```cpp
#define RLX_NOISY_PASSES 4
#define RLX_NOISY_MAX_LAYERS 8
typedef struct rlx_noisy_layer {
    float *f;
    double *f64;
    int K, N;
    int layer;
} rlx_noisy_layer;
int rlx_noisy_sample(const rlx_noisy_layer *layers_host, int n_layers, long long *counters, int pass,
                     unsigned int seed, unsigned int rank, void *stream);
int rlx_noisy_dense_workspace_floats(int M, int K, int N, long long *floats_host);
int rlx_noisy_dense_forward(const float *x, long long ldx, const float *weight_mean, const float *weight_stddev,
                            const float *bias_mean, const float *bias_stddev, const float *noise, float *y,
                            long long ldy, int M, int K, int N, int activation, float *workspace,
                            long long workspace_floats, void *stream);
int rlx_noisy_dense_backward(const float *x, long long ldx, const float *weight_mean, const float *weight_stddev,
                             const float *dz, long long lddz, const float *noise, float *d_weight_mean,
                             float *d_weight_stddev, float *d_bias_mean, float *d_bias_stddev, float *dx,
                             long long lddx, int M, int K, int N, int lower_activation, float *workspace,
                             long long workspace_floats, void *stream);
int rlx_quantile_argmax(const float *quantiles, long long ld, int n_atoms, int n_env, int n_actions, double *q_out,
                        int *actions, void *stream);
int rlx_categorical_argmax(const float *logits, long long ld, const double *z, int n_atoms, int n_env, int n_actions,
                           double *q_out, int *actions, void *stream);

int rlx_bootstrapped_dqn_head_loss(const float *q_online, long long ld_q, const float *q_next_target,
                                   const float *q_next_online, long long ld_next, const int *actions,
                                   const float *rewards, const unsigned char *game_overs, const uint32_t *masks,
                                   double discount, int batch, int n_heads, int n_actions, int huber, float grad_scale,
                                   float *dq, long long ld_dq, float *partials, unsigned int *ticket, float *loss_scalar,
                                   int *status, float *head_losses, float *td_targets, int *target_actions,
                                   void *stream);
int rlx_bootstrapped_egreedy(const float *q_values, long long ld, int n_heads, const int *selected_head, int vote,
                             const double *explore_uniforms, const int *random_actions,
                             const double *tie_break_uniforms, double epsilon, int n_env, int n_actions,
                             float *values_out, int *actions, void *stream);
int rlx_ucb_egreedy(const float *q_values, long long ld, int n_heads, float lamb, int use_std,
                    const double *explore_uniforms, const int *random_actions, const double *tie_break_uniforms,
                    double epsilon, int n_env, int n_actions, float *values_out, float *std_out, int *actions,
                    void *stream);

int rlx_naf_head_loss(const float *v, long long ld_v, const float *mu_unscaled, long long ld_mu, const float *l_vector,
                      long long ld_l, const float *output_scale, const float *actions, long long ld_act,
                      const float *v_next, long long ld_vnext, const float *rewards, const unsigned char *game_overs,
                      double discount, int batch, int action_dim, int huber, float grad_scale, float *dv,
                      long long ld_dv, float *dmu_unscaled, long long ld_dmu, float *dl_vector, long long ld_dl,
                      float *partials, unsigned int *ticket, float *loss_scalar, float *td_targets_out, float *q_out,
                      float *adv_out, void *stream);
int rlx_naf_head_forward(const float *v, long long ld_v, const float *mu_unscaled, long long ld_mu,
                         const float *l_vector, long long ld_l, const float *output_scale, const float *actions,
                         long long ld_act, int batch, int action_dim, float *mu_out, float *q_out, float *adv_out,
                         float *l_out, void *stream);

int rlx_mixed_target_head_loss(const float *q_online, long long ld_q, const float *q_target_cur,
                               const float *q_next_target, const float *q_next_selector, long long ld_next,
                               const int *actions, const float *rewards, const unsigned char *game_overs,
                               const double *total_returns, double discount, double pal_alpha, int persistent,
                               double mixing_rate, int batch, int n_actions, int huber, float grad_scale, float *dq,
                               long long ld_dq, float *td_targets, long long ld_targets, float *loss_scalar, int *status,
                               void *stream);

int rlx_cartpole_reset(double *state, float *obs, int *episode, int *steps, int n_env, unsigned int seed,
                       unsigned int env_id0, int next_episode, void *stream);
int rlx_cartpole_step(const int *action, double *state, int *episode, int *steps, float *next_obs, float *reset_obs,
                      double *next_state64, float *reward, unsigned char *game_over, int n_env,
                      int max_episode_steps, unsigned int seed, unsigned int env_id0, int *status, void *stream);
int rlx_libm_sincos(const double *x, double *sin_out, double *cos_out, int n, int *status, void *stream);


typedef struct rlx_mlp3 {
    long long off_w1, off_b1, off_w2, off_b2, off_w3, off_b3;
    long long tower_stride1, tower_stride2, tower_stride3;
    int d_in, h1, h2, d_out;
} rlx_mlp3;
typedef struct rlx_fused_net {
    float *weights, *target_weights, *adam_m, *adam_v, *adam_state, *grads, *norm_out;
    unsigned int *ticket;
    float learning_rate, beta1, beta2, epsilon, grad_scale, mix_rate;
} rlx_fused_net;
typedef struct rlx_td3_fused_desc {
    rlx_fused_net actor, critic;
    rlx_mlp3 actor_mlp, critic_mlp;
    const float *obs, *next_obs, *actions, *rewards;
    const unsigned char *game_overs;
    const double *noise;
    const float *action_low, *action_high;
    double noise_clip, discount, clip_low, clip_high;
    int use_non_zero_discount_for_terminal_states, has_clip;
    float actor_scale;
    int batch, obs_dim, act_dim;
    float *workspace; long long workspace_floats;
    float *td_targets, *q_min, *loss, *neg_action_grad;
} rlx_td3_fused_desc;
int rlx_td3_fused_supported(const rlx_td3_fused_desc *desc_host);
int rlx_fused_phase_stamps(int enable);
int rlx_td3_fused_workspace_floats(const rlx_td3_fused_desc *desc_host, long long *floats_host);
int rlx_td3_fused_critic_update(const rlx_td3_fused_desc *desc_host, int write_grads, void *stream);
int rlx_td3_fused_actor_update(const rlx_td3_fused_desc *desc_host, int write_grads, void *stream);


typedef struct rlx_sac_fused_desc {
    rlx_fused_net policy, q, v;
    rlx_mlp3 policy_mlp, v_mlp;
    long long q_off_obs_w, q_off_obs_b, q_off_act_w, q_off_act_b, q_off_fc_w, q_off_fc_b, q_off_out_w, q_off_out_b;
    long long q_stride_obs, q_stride_act, q_stride_fc, q_stride_out;
    const float *obs, *next_obs, *actions, *rewards;
    const unsigned char *game_overs;
    const double *normals;
    double discount;
    int resample_noise_per_pass, batch, obs_dim, act_dim, q_hidden, reserved;
    float *workspace; long long workspace_floats;
    float *value_targets, *log_target, *td_targets, *dq_da, *q_loss, *v_loss;
} rlx_sac_fused_desc;
int rlx_sac_fused_supported(const rlx_sac_fused_desc *desc_host);
int rlx_sac_fused_workspace_floats(const rlx_sac_fused_desc *desc_host, long long *floats_host);
int rlx_sac_fused_update(const rlx_sac_fused_desc *desc_host, int write_grads, void *stream);

int rlx_conv_dw_u8_supported(int B, int H, int W, int C, int KH, int KW, int S, int filters, int towers);
int rlx_conv_dw_u8_workspace_floats(int B, int H, int W, int C, int KH, int KW, int S, int filters, int towers,
                                    long long *floats_host);
int rlx_conv_dw_u8(const unsigned char *frames, float a_div, const float *dz, long long dz_tower_stride, int B, int H, int W,
                   int C, int KH, int KW, int S, int filters, int towers, float *dw, long long dw_tower_stride, float *db,
                   long long db_tower_stride, float *workspace, long long workspace_floats, rlx_splitk_job *job_host,
                   void *stream);
int rlx_conv_dw_u8_stamps(long long *device_words5);

int rlx_conv_dw_f32_supported(int B, int H, int W, int C, int KH, int KW, int S, int filters, int towers);
int rlx_conv_dw_f32_workspace_floats(int B, int H, int W, int C, int KH, int KW, int S, int filters, int towers,
                                     long long *floats_host);
int rlx_conv_dw_f32(const float *x, long long x_tower_stride, const float *dz, long long dz_tower_stride, int B, int H, int W,
                    int C, int KH, int KW, int S, int filters, int towers, float *dw, long long dw_tower_stride, float *db,
                    long long db_tower_stride, float *workspace, long long workspace_floats, rlx_splitk_job *job_host,
                    void *stream);
int rlx_conv_dw_f32_stamps(long long *device_words4);

typedef struct rlx_conv_dw_item {
    const void *x; long long x_tower_stride;
    int x_is_u8; float a_div;
    const float *dz; long long dz_tower_stride;
    int B, H, W, C, KH, KW, S, filters, towers;
    float *dw; long long dw_tower_stride;
    float *db; long long db_tower_stride;
    float *workspace; long long workspace_floats;
} rlx_conv_dw_item;
int rlx_conv_dw_multi(const rlx_conv_dw_item *items_host, rlx_splitk_job *jobs_host, int n_items, void *stream);
int rlx_conv_dw_passes(int passes);
int rlx_conv_dw_pairs_per_workgroup(int pairs);

typedef struct rlx_ppo_fc_heads_desc {
    const float *x; long long x_tower_stride;
    const float *weights; long long weight_tower_stride;
    const float *bias; long long bias_tower_stride;
    const float *value_w, *value_b, *policy_w, *policy_b;
    const float *value_targets, *advantages, *old_probs; long long ld_old;
    const int *actions;
    const float *clip_scale;
    float clip_epsilon, beta_entropy, grad_scale;
    int batch, in_features, units, n_actions, activation;
    float *h, *dz, *values, *logits, *dvalues, *dlogits;
    float *d_value_w, *d_value_b, *d_policy_w, *d_policy_b;
    float *scalars, *likelihood_ratio, *clipped_likelihood_ratio;
    int *status;
    float *workspace; long long workspace_floats;
    unsigned int *tickets;
} rlx_ppo_fc_heads_desc;
int rlx_ppo_fc_heads_supported(int batch, int in_features, int units, int n_actions);
int rlx_ppo_fc_heads_workspace(int units, long long *floats_host, long long *ticket_words_host);
int rlx_ppo_fc_heads(const rlx_ppo_fc_heads_desc *desc_host, void *stream);
int rlx_ppo_fc_heads_stamps(int enable);

int rlx_bitflip_reset(unsigned char *bits, float *obs, int *episode, int *steps, int n_env, int bit_length,
                      int mean_zero, unsigned int seed, unsigned int env_id0, int next_episode, void *stream);
int rlx_bitflip_step(const int *action, unsigned char *bits, int *episode, int *steps, float *next_obs,
                     float *reset_obs, float *reward, unsigned char *game_over, int n_env, int bit_length,
                     int max_steps, int mean_zero, unsigned int seed, unsigned int env_id0, int *status,
                     void *stream);
#define RLX_HER_EUCLIDEAN 0
#define RLX_HER_MANHATTAN 2
int rlx_her_relabel_episode(float *obs, float *next_obs, void *action, float *reward, unsigned char *game_over,
                            const int *selected_steps, long long first_step, int length, int n_base, int k, int env,
                            int n_env, long long ring_steps, int obs_dim, int goal_at, int achieved_at, int goal_dim,
                            int action_row_bytes, int metric, double threshold, float goal_reaching_reward,
                            float default_reward, int *status, void *stream);

int rlx_chain_reset(int *state, int *steps, float *obs, int n_env, int chain_length, int start_state, int therm,
                    void *stream);
int rlx_chain_step(const int *action, int *state, int *steps, float *next_obs, float *reset_obs, float *reward,
                   unsigned char *game_over, int n_env, int chain_length, int start_state, int max_steps, int therm,
                   float left_state_reward, float right_state_reward, int *status, void *stream);

#define RLX_PG_TOTAL_RETURN 0
#define RLX_PG_FUTURE_RETURN 1
#define RLX_PG_FUTURE_RETURN_NORMALIZED_BY_EPISODE 2
#define RLX_PG_FUTURE_RETURN_NORMALIZED_BY_TIMESTEP 3
#define RLX_PG_STATUS_EPISODE_TOO_LONG 2
int rlx_pg_episode_window(const float *rewards, int length, int start, double discount, int rescaler,
                          double *mean_over_episodes, double *episodes_seen, int max_length, double *returns_out,
                          double *rescaled_out, float *advantages_out, double *stats_out, int *status, void *stream);
int rlx_pg_head_loss(const float *logits, long long ld, const int *actions, const float *advantages, float beta_entropy,
                     int rows, int true_rows, int n_actions, float *dlogits, long long ld_dlogits, float *scalars,
                     int *status, void *stream);
int rlx_action_entropy(const float *probs, long long ld, int n_env, int n_actions, float *entropy_out, void *stream);

#define RLX_A3C_A_VALUE 5
#define RLX_A3C_GAE 8
#define RLX_A3C_TARGETS_GIVEN -1
#define RLX_A3C_STATUS_NO_BOOTSTRAP_ROW 2
int rlx_a3c_window_loss(const float *V, long long ld_v, const float *logits, long long ld, const int *actions,
                        const float *rewards, const unsigned char *game_over, int T, int rows, int n_actions,
                        double discount, double gae_lambda, int rescaler, int estimate_state_value_using_gae,
                        float beta_entropy, float v_loss_weight, double *targets_out, double *advantages_out, float *dV,
                        long long ld_dv, float *dlogits, long long ld_dlogits, float *scalars, int *status,
                        void *stream);

#define RLX_NSTEPQ_N_STEP 0
#define RLX_NSTEPQ_ONE_STEP 1
#define RLX_NSTEPQ_TARGETS_GIVEN -1
#define RLX_NSTEPQ_STATUS_BAD_ACTION 1
#define RLX_NSTEPQ_STATUS_NO_TARGET_ROWS 2
int rlx_nstep_q_window_loss(const float *q_online, long long ld_q, const float *q_target, long long ld_t, int rows_t,
                            const int *actions, const float *rewards, const unsigned char *game_over, int T,
                            int n_actions, double discount, int horizon, int huber, float *targets, float *td_targets,
                            long long ld_tt, float *dq, long long ld_dq, float *scalars, int *status, void *stream);

#define RLX_ACER_TRUST_REGION 1
#define RLX_ACER_TARGETS_GIVEN 2
#define RLX_ACER_STATUS_BAD_ACTION 1
#define RLX_ACER_STATUS_NO_BOOTSTRAP_ROW 2
int rlx_acer_window_loss(const float *q, long long ld_q, const float *logits, long long ld_logits, int rows,
                         const float *avg_logits, long long ld_avg_logits, const float *mu, long long ld_mu,
                         const int *actions, const float *rewards, const unsigned char *game_over, int T, int n_actions,
                         double discount, float truncation, float max_kl, float beta_entropy, float q_loss_weight,
                         int mode, float *V, float *rho, long long ld_rho, float *rho_i, float *avg_policy,
                         long long ld_avg_policy, float *q_retrace, float *bootstrap_value, float *td_targets,
                         long long ld_tt, float *dq, long long ld_dq, float *dlogits, long long ld_dlogits,
                         float *scalars, int *status, void *stream);

#ifdef __cplusplus
}
#endif
#endif
```

Baseline: 38760 env-steps/s.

....

▶ Assignment
Lines with "rewards": find them in the data and copy each one.

▶ Finished task
                                   const float *rewards, const unsigned char *game_overs, const uint32_t *masks,
                      const float *v_next, long long ld_vnext, const float *rewards, const unsigned char *game_overs,
                               const int *actions, const float *rewards, const unsigned char *game_overs,
    const float *obs, *next_obs, *actions, *rewards;
    const float *obs, *next_obs, *actions, *rewards;
int rlx_pg_episode_window(const float *rewards, int length, int start, double discount, int rescaler,
                        const float *rewards, const unsigned char *game_over, int T, int rows, int n_actions,
                            const int *actions, const float *rewards, const unsigned char *game_over, int T,
                         const int *actions, const float *rewards, const unsigned char *game_over, int T, int n_actions,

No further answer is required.